Scientists discover how to target 'undruggable cancers' which affect 50 per cent of cases
According to researchers, an experimental drug could finally let doctors treat half of cancers, which often become drug resistant and defy treatment.
The story, published in MailOnline says rsearchers from the University of California, San Francisco used a drug that is already under development by Revolution Medicines. The drug helps slow the growth of lung, skin, colon and pancreatic cells in controlled environments.
Scientists say that the cancers they hope to treat are particularly stubborn thanks to mutations that make cells grow out of control.
Following successful experimentation on animals, the researchers plan to expedite it to clinical trials, where it could change the way doctors treat half of the most stubborn, deadly cancers they encounter.

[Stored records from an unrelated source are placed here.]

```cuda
#pragma unroll
        for (int j = 0; j < kWPT; ++j) {
            if ((later >> j) & 1u) stage[((size_t)dst[j] << ls) + (q[j] & (line - 1))] = h[j];
            if ((last >> j) & 1u) book[dst[j]].x = q[j] + 1;
        }
        if (threadIdx.x == 0) *s_nflush = 0;
        raw = raw_next; tf = tf_next; off = off_next;
    }

    __syncthreads();
    {
        const uint32_t per_warp = 32u >> ls, sub = lane >> ls, li = lane & (line - 1);
        for (uint32_t d = warp * per_warp + sub; d < nd; d += kScatWarps * per_warp) {
            const uint32_t pos = book[d].x, part = pos & (line - 1);
            if (part) my_frag[d * frag_row + (pos - part) + li] = li < part ? stage[((size_t)d << ls) + li] : 0ull;
        }
        for (uint32_t d = threadIdx.x; d < nd; d += kScatThreads)
            p.frag_cnt[(uint64_t)d * gridDim.x + blockIdx.x] = min((book[d].x + line - 1) & ~(line - 1), p.frag_cap);
    }
    for (int o = 16; o; o >>= 1) n_counted += __shfl_xor_sync(0xffffffffu, n_counted, o);
    if (lane == 0 && n_counted) atomicAdd((unsigned long long *)&p.table.ctrl->counted, (unsigned long long)n_counted);
}

}
```

Before: 41.30 billion.

## Replace per-destination line staging with batched counting-sort scatter in pass A

The scatter kernel no longer stages hashes in per-destination shared-memory lines with flush lists. It buffers up to three tiles per warp, counts per destination, prefix-sums the counts across the CTA, and reorders hashes into a shared batch sorted by destination. It then writes them to fragments with contiguous, coalesced stores. This removes the per-round book/line bookkeeping and partial-line padding, at the cost of extra block-wide syncs and a scan per batch, and it caps destinations at 2048 and tiles at 2^31.

```diff
diff --git a/oxli_b200/csrc/capi.cu b/oxli_b200/csrc/capi.cu
--- a/oxli_b200/csrc/capi.cu
+++ b/oxli_b200/csrc/capi.cu
@@ -338,7 +338,7 @@
     int n_ranks = 1, self_rank = 0, owner_shift = 64;
     uint32_t grid_a = 0;
     uint32_t frag_cap = 0;
-    uint32_t line_shift = 4;
+    uint32_t batch_tiles = 1;
     uint64_t spill_cap = 0;
     uint32_t groups = 1;
     uint32_t n_dest() const { return n_parts * (uint32_t)n_ranks; }
@@ -589,10 +589,15 @@
     return (uint32_t)std::min<uint64_t>(parts, max_parts);
 }
 
-size_t scatter_smem_rt(uint32_t k, uint32_t n_dest, uint32_t line_shift) {
+size_t scatter_smem_rt(uint32_t k, uint32_t n_dest, uint32_t batch_tiles) {
     const uint32_t q = 8 * ((k + 7 + 7) / 8);
     const uint32_t bl = ((kWarpTile - 8 + q) + 15) / 16 * 16;
-    return (((size_t)n_dest * ((8u << line_shift) + 12) + 16 + 15) & ~(size_t)15) + (size_t)kScatWarps * (2 * bl + 128);
+    return scatter_smem_bytes(n_dest, batch_tiles, (int)(2 * bl + 128));
+}
+
+uint64_t scatter_full_grid_tiles(const DeviceCtx *c) { return (uint64_t)c->sms * kScatCtasPerSm * kScatWarps; }
+uint32_t scatter_grid(const DeviceCtx *c, uint64_t n_tiles) {
+    return (uint32_t)std::max<uint64_t>(1, std::min<uint64_t>((n_tiles + kScatWarps - 1) / kScatWarps, (uint64_t)c->sms * kScatCtasPerSm));
 }
 
 oxg_status plan_partitioned(oxg_table *t, uint64_t span, uint64_t n_tiles, int n_ranks, int self_rank, PartPlan *out) {
@@ -604,16 +609,15 @@
     int lg = 0;
     while ((1 << lg) < n_ranks) ++lg;
     pl.owner_shift = 64 - lg;
-    pl.line_shift = 4;
-    while (pl.line_shift > 1 && scatter_smem_rt(t->k, pl.n_dest(), pl.line_shift) * kScatCtasPerSm > 220u * 1024) --pl.line_shift;
-    if (scatter_smem_rt(t->k, pl.n_dest(), pl.line_shift) * kScatCtasPerSm > 220u * 1024) return fail(OXG_ERR_INVALID, "internal: too many scatter destinations");
-    const uint64_t tiles_per_cta = kScatWarps;
-    pl.grid_a = (uint32_t)std::max<uint64_t>(1, std::min<uint64_t>((n_tiles + tiles_per_cta - 1) / tiles_per_cta, (uint64_t)c->sms * kScatCtasPerSm));
-    const uint64_t line = 1ull << pl.line_shift;
+    pl.batch_tiles = kScatMaxBatchTiles;
+    while (pl.batch_tiles > 1 && scatter_smem_rt(t->k, pl.n_dest(), pl.batch_tiles) * kScatCtasPerSm > 220u * 1024) --pl.batch_tiles;
+    if (scatter_smem_rt(t->k, pl.n_dest(), pl.batch_tiles) * kScatCtasPerSm > 220u * 1024) return fail(OXG_ERR_INVALID, "internal: too many scatter destinations");
+    pl.grid_a = scatter_grid(c, n_tiles);
+    if (pl.grid_a * (uint64_t)kMaxSources > kAggMaxFrags) return fail(OXG_ERR_INVALID, "internal: more pass A CTAs than pass B can take");
     const uint64_t fair = span / ((uint64_t)pl.n_dest() * pl.grid_a) + 1;
     uint64_t sq = 1;
     while (sq * sq < fair) ++sq;
-    pl.frag_cap = (uint32_t)((fair + fair / 2 + 4 * sq + line + line - 1) & ~(line - 1));
+    pl.frag_cap = (uint32_t)((fair + fair / 2 + 4 * sq + 3) & ~(uint64_t)3);
     pl.spill_cap = span;
     const uint32_t forced_groups = g_groups_override.load();
     pl.groups = forced_groups ? forced_groups : std::max<uint32_t>(1, std::min<uint32_t>(8, (4u * (uint32_t)c->sms + pl.n_parts - 1) / pl.n_parts));
@@ -637,12 +641,13 @@
     DeviceCtx *c = t->ctx;
     const void *fn = specialised_entry(t->k, kModePart);
     TRY(scatter_attr(c, t->k));
-    const size_t dyn = scatter_smem_rt(t->k, pl.n_dest(), pl.line_shift);
+    const size_t dyn = scatter_smem_rt(t->k, pl.n_dest(), pl.batch_tiles);
     p.frag = d_frag; p.frag_cnt = d_frag_cnt; p.frag_cap = pl.frag_cap;
-    p.n_parts = pl.n_parts; p.part_shift = 64 - pl.part_bits; p.n_dest = pl.n_dest(); p.line_shift = pl.line_shift;
+    p.n_parts = pl.n_parts; p.part_shift = 64 - pl.part_bits; p.n_dest = pl.n_dest(); p.batch_tiles = pl.batch_tiles;
     p.n_ranks = pl.n_ranks; p.self_rank = pl.self_rank; p.owner_shift = pl.owner_shift;
     p.spill = d_spill; p.spill_cap = pl.spill_cap; p.spill_n = d_spill_n;
     p.frag_append = append ? 1u : 0u;
+    if (p.n_tiles >> 31) return fail(OXG_ERR_INVALID, "internal: too many tiles for one pass A launch");
     if (!append) CU(cudaMemsetAsync(d_spill_n, 0, 8, stream));
     void *args[] = {&p};
     CU(cudaLaunchKernel(fn, dim3(pl.grid_a), dim3(kScatThreads), args, dyn, stream));
diff --git a/oxli_b200/csrc/capi_shard.inc b/oxli_b200/csrc/capi_shard.inc
--- a/oxli_b200/csrc/capi_shard.inc
+++ b/oxli_b200/csrc/capi_shard.inc
@@ -1076,10 +1076,10 @@
     CU(cudaSetDevice(c->dev));
     s->round_windows = round_windows ? round_windows : kLaunchWindows;
     if (s->round_windows < (1u << 16)) s->round_windows = 1u << 16;
-    s->round_windows = std::max<uint64_t>(s->round_windows, (uint64_t)c->sms * kScatCtasPerSm * kScatWarps * kWarpTile);
+    s->round_windows = std::max<uint64_t>(s->round_windows, scatter_full_grid_tiles(c) * kWarpTile);
     s->round_windows = align_up(s->round_windows, kWarpTile);
     TRY(plan_partitioned(t, s->round_windows, s->round_windows / kWarpTile + 1, n_ranks, rank, &s->plan));
-    if (s->plan.grid_a != (uint32_t)(c->sms * kScatCtasPerSm)) return fail(OXG_ERR_INVALID, "internal: round too small for a full grid");
+    if (s->plan.grid_a != scatter_grid(c, scatter_full_grid_tiles(c))) return fail(OXG_ERR_INVALID, "internal: round too small for a full grid");
     if (s->plan.spill_cap < lookup_cap(s.get())) return fail(OXG_ERR_INVALID, "internal: spill region smaller than a merge round");
     shard_layout(s.get());
     CU(cudaMalloc(&s->area, s->area_bytes));
@@ -1095,7 +1095,7 @@
     }
     CU(cudaEventCreate(&s->ev_t0));
     CU(cudaEventCreate(&s->ev_t1));
-    s->small_round = align_up(std::max<uint64_t>(std::min<uint64_t>(s->round_windows, kLaunchWindows), (uint64_t)s->plan.grid_a * kScatWarps * kWarpTile), kWarpTile);
+    s->small_round = align_up(std::max<uint64_t>(std::min<uint64_t>(s->round_windows, kLaunchWindows), scatter_full_grid_tiles(c) * kWarpTile), kWarpTile);
     s->small_round = std::min(s->small_round, s->round_windows);
     s->batch_windows = s->round_windows;
     s->defer.cap = s->defer.cap2 = std::max<uint64_t>(kShardDeferCap, 2 * s->small_round);
diff --git a/oxli_b200/csrc/consume.cuh b/oxli_b200/csrc/consume.cuh
--- a/oxli_b200/csrc/consume.cuh
+++ b/oxli_b200/csrc/consume.cuh
@@ -55,7 +55,7 @@
     uint32_t n_parts;
     uint32_t part_shift;
     uint32_t n_dest;
-    uint32_t line_shift;
+    uint32_t batch_tiles;
     uint32_t frag_append;
     uint64_t *spill;
     uint64_t spill_cap;
diff --git a/oxli_b200/csrc/scatter.cuh b/oxli_b200/csrc/scatter.cuh
--- a/oxli_b200/csrc/scatter.cuh
+++ b/oxli_b200/csrc/scatter.cuh
@@ -12,6 +12,8 @@
 constexpr int kScatThreads = OXG_SCAT_THREADS;
 constexpr int kScatCtasPerSm = OXG_SCAT_CTAS;
 constexpr int kScatWarps = kScatThreads / 32;
+constexpr int kScatMaxBatchTiles = 3;
+static_assert(kScatWarps * 256 >= 2048, "step 2 scans 256 destinations per warp, up to 2048 of them");
 
 template <int K>
 struct ScatWarpBuf {
@@ -19,35 +21,38 @@
     static constexpr int kBytes = 2 * BL + 64 + 64;
 };
 
-template <int K>
-inline size_t scatter_smem_bytes(uint32_t n_dest, uint32_t line_shift) {
-    return (((size_t)n_dest * ((8u << line_shift) + 12) + 16 + 15) & ~(size_t)15) + (size_t)kScatWarps * ScatWarpBuf<K>::kBytes;
+__host__ __device__ inline size_t scatter_dest_bytes(uint32_t n_dest) { return ((size_t)n_dest * 12 + 15) & ~(size_t)15; }
+__host__ __device__ inline size_t scatter_smem_bytes(uint32_t n_dest, uint32_t batch_tiles, int warp_buf_bytes) {
+    return (size_t)kScatWarps * batch_tiles * kWarpTile * 8 + scatter_dest_bytes(n_dest) + 16 + (size_t)kScatWarps * warp_buf_bytes;
 }
 
 template <int K>
 __global__ void __launch_bounds__(kScatThreads, kScatCtasPerSm) scatter_kernel(const ConsumeParams p) {
     using G = TileGeom<K>;
     constexpr int BL = G::BL, NV = G::NV, NE = G::NE;
+    constexpr int kMaxPerLane = kScatMaxBatchTiles * kWPT;
     static_assert(NV + 8 <= 32 && NE <= 16, "per-warp mask buffers are 64 bytes each");
     extern __shared__ __align__(128) uint8_t sm[];
-    const uint32_t nd = p.n_dest, ls = p.line_shift, line = 1u << ls;
-    uint64_t *stage = reinterpret_cast<uint64_t *>(sm);
-    uint2 *book = reinterpret_cast<uint2 *>(sm + ((size_t)nd << (ls + 3)));
-    uint32_t *flist = reinterpret_cast<uint32_t *>(book + nd);
-    uint32_t *s_nflush = flist + nd;
-    uint8_t *wbuf = sm + ((((size_t)nd * ((8u << ls) + 12) + 16) + 15) & ~(size_t)15) + (size_t)(threadIdx.x >> 5) * ScatWarpBuf<K>::kBytes;
+    const int lane = threadIdx.x & 31, warp = threadIdx.x >> 5;
+    const uint32_t nd = p.n_dest, slice = p.batch_tiles * kWarpTile;
+    uint64_t *batch = reinterpret_cast<uint64_t *>(sm);
+    uint32_t *cnt = reinterpret_cast<uint32_t *>(batch + (size_t)kScatWarps * slice);
+    uint32_t *pos = cnt + nd, *to_frag = pos + nd;
+    uint32_t *s_total = reinterpret_cast<uint32_t *>(reinterpret_cast<uint8_t *>(cnt) + scatter_dest_bytes(nd));
+    unsigned long long *s_counted = reinterpret_cast<unsigned long long *>(s_total + 2);
+    uint8_t *wbuf = reinterpret_cast<uint8_t *>(s_total + 4) + (size_t)warp * ScatWarpBuf<K>::kBytes;
     uint8_t *s_fw = wbuf, *s_rc = wbuf + BL;
     uint16_t *s_bad = reinterpret_cast<uint16_t *>(wbuf + 2 * BL);
     uint32_t *s_end = reinterpret_cast<uint32_t *>(wbuf + 2 * BL + 64);
-
-    const int lane = threadIdx.x & 31, warp = threadIdx.x >> 5;
-    const uint64_t frag_row = (uint64_t)gridDim.x * p.frag_cap;
+    uint64_t *const my_slice = batch + (size_t)warp * slice;
+
+    const uint32_t frag_row = gridDim.x * p.frag_cap;
     uint64_t *const my_frag = p.frag + (uint64_t)blockIdx.x * p.frag_cap;
     for (uint32_t i = threadIdx.x; i < nd; i += kScatThreads) {
-        const uint32_t at = p.frag_append ? p.frag_cnt[(uint64_t)i * gridDim.x + blockIdx.x] : 0u;
-        book[i] = make_uint2(at, at);
+        to_frag[i] = p.frag_append ? p.frag_cnt[(uint64_t)i * gridDim.x + blockIdx.x] : 0u;
+        cnt[i] = 0; pos[i] = 0;
     }
-    if (threadIdx.x == 0) *s_nflush = 0;
+    if (threadIdx.x == 0) *s_counted = 0;
     __syncthreads();
 
     auto dest_of = [&](uint64_t h) {
@@ -56,140 +61,146 @@
         return d;
     };
 
-    uint64_t n_counted = 0, first_bad_unused = ~0ULL;
-    const uint64_t tiles_per_round = (uint64_t)gridDim.x * kScatWarps;
-    const uint64_t n_rounds = (p.n_tiles + tiles_per_round - 1) / tiles_per_round;
-    auto tile_of = [&](uint64_t r) { return (r * gridDim.x + blockIdx.x) * kScatWarps + warp; };
+    uint64_t first_bad_unused = ~0ULL;
+    const uint32_t n_tiles = (uint32_t)p.n_tiles, tiles_per_round = gridDim.x * kScatWarps;
+    const uint32_t n_rounds = (n_tiles + tiles_per_round - 1) / tiles_per_round;
+    const uint32_t R = p.batch_tiles, n_batches = (n_rounds + R - 1) / R;
+    auto tile_of = [&](uint32_t r) { return (r * gridDim.x + blockIdx.x) * kScatWarps + warp; };
 
     uint4 raw = make_uint4(0, 0, 0, 0);
     uint64_t tf = 0, off = ~0ULL;
-    auto fetch = [&](uint64_t t, uint4 &raw_, uint64_t &tf_) {
-        if (t < p.n_tiles) {
-            if (lane < NV) raw_ = load_bases16(p, p.tile_base + t * kWarpTile + 16ull * lane);
+    auto fetch = [&](uint32_t t, uint4 &raw_, uint64_t &tf_) {
+        if (t < n_tiles) {
+            if (lane < NV) raw_ = load_bases16(p, p.tile_base + (uint64_t)t * kWarpTile + 16ull * lane);
             tf_ = __ldg(p.tile_first + t);
         }
     };
-    auto fetch_off = [&](uint64_t t, uint64_t tf_) {
+    auto fetch_off = [&](uint32_t t, uint64_t tf_) {
         const uint64_t rr = tf_ + lane;
-        return (t < p.n_tiles && rr < p.n_off) ? __ldg(p.offsets + rr) : ~0ULL;
+        return (t < n_tiles && rr < p.n_off) ? __ldg(p.offsets + rr) : ~0ULL;
     };
     fetch(tile_of(0), raw, tf);
     off = fetch_off(tile_of(0), tf);
 
-    const uint32_t lanes_per_line = ls >= 2 ? (line >> 2) : 1u;
-
-    for (uint64_t r = 0; r < n_rounds; ++r) {
-        const uint64_t t = tile_of(r);
-        uint4 raw_next = make_uint4(0, 0, 0, 0);
-        uint64_t tf_next = 0;
-        fetch(tile_of(r + 1), raw_next, tf_next);
-        uint64_t h[kWPT] = {};
-        if (t < p.n_tiles) {
-            const uint64_t w0 = p.tile_base + t * kWarpTile;
-            if (lane < NE) s_end[lane] = 0;
+    for (uint32_t b = 0; b < n_batches; ++b) {
+        const uint32_t r0 = b * R, n_here = min(r0 + R, n_rounds) - r0;
+
+        for (uint32_t i = 0; i < n_here; ++i) {
+            const uint32_t r = r0 + i, t = tile_of(r);
+            uint4 raw_next = make_uint4(0, 0, 0, 0);
+            uint64_t tf_next = 0;
+            fetch(tile_of(r + 1), raw_next, tf_next);
+            uint64_t h[kWPT] = {};
+            if (t < n_tiles) {
+                const uint64_t w0 = p.tile_base + (uint64_t)t * kWarpTile;
+                if (lane < NE) s_end[lane] = 0;
+                __syncwarp();
+                if (lane < NV) stage16_raw<BL>(p, w0, lane, raw, s_fw, s_rc, s_bad);
+                {
+                    const uint64_t e = off - 1 - w0;
+                    if (e < (uint64_t)BL) atomicOr(&s_end[e >> 5], 1u << (e & 31));
+                    if (__shfl_sync(0xffffffffu, e < (uint64_t)BL, 31)) {
+                        for (uint64_t q = tf + 32 + lane; q < p.n_off; q += 32) {
+                            const uint64_t e2 = p.offsets[q] - 1 - w0;
+                            if (e2 >= (uint64_t)BL) break;
+                            atomicOr(&s_end[e2 >> 5], 1u << (e2 & 31));
+                        }
+                    }
+                }
+                __syncwarp();
+                const uint32_t valid = lane_valid_mask<K, kModePart>(p, s_bad, s_end, w0, lane, first_bad_unused);
+                if (valid) lane_hashes<K>(s_fw, s_rc, lane * kWPT, valid, h);
+            }
+            off = fetch_off(tile_of(r + 1), tf_next);
+            raw = raw_next; tf = tf_next;
+#pragma unroll
+            for (int j = 0; j < kWPT; ++j) {
+                if (h[j] != 0) atomicAdd(&cnt[dest_of(h[j])], 1u);
+                my_slice[i * kWarpTile + j * 32 + lane] = h[j];
+            }
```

Body tissues may become cancerous because any cell's copying process can be corrupted by genetic mutations that cause it to grow out of control.
Our tissues are constantly repairing themselves by creating more cells and as the instructions for cell division are passed down the line, they're vulnerable to get interrupted, which can then cause a genetic mutation that causes cells to multiply out of control.
One of the signalling pathways involved is the MAPK/ERK pathway. Messages to turn cell division 'on' or 'off' travel through this pathway. But if one of the proteins that acts like a switch gets stuck in one position or the other, divide out of control, becoming a cancer.
The best way to get rid of these tumors is to surgically remove them, but they can also become too large and entangled with healthy tissue for this to be possible.
In this case, doctors use chemo or radiation to attack rapidly dividing cells, but sometimes it is too late, and this does not rewrite the instructions for division itself.
But a drug that effectively rewrote the MAPK/ERK pathway instructions to get the 'on/off' switch protein back to its normal position could be a game-changer for the treatment of many cancers.
By targeting an even earlier point in the line of communication, the University of California, San Francisco scientists were able to essentially mute the external signals telling the cells to grow by blocking a molecule called SHP2.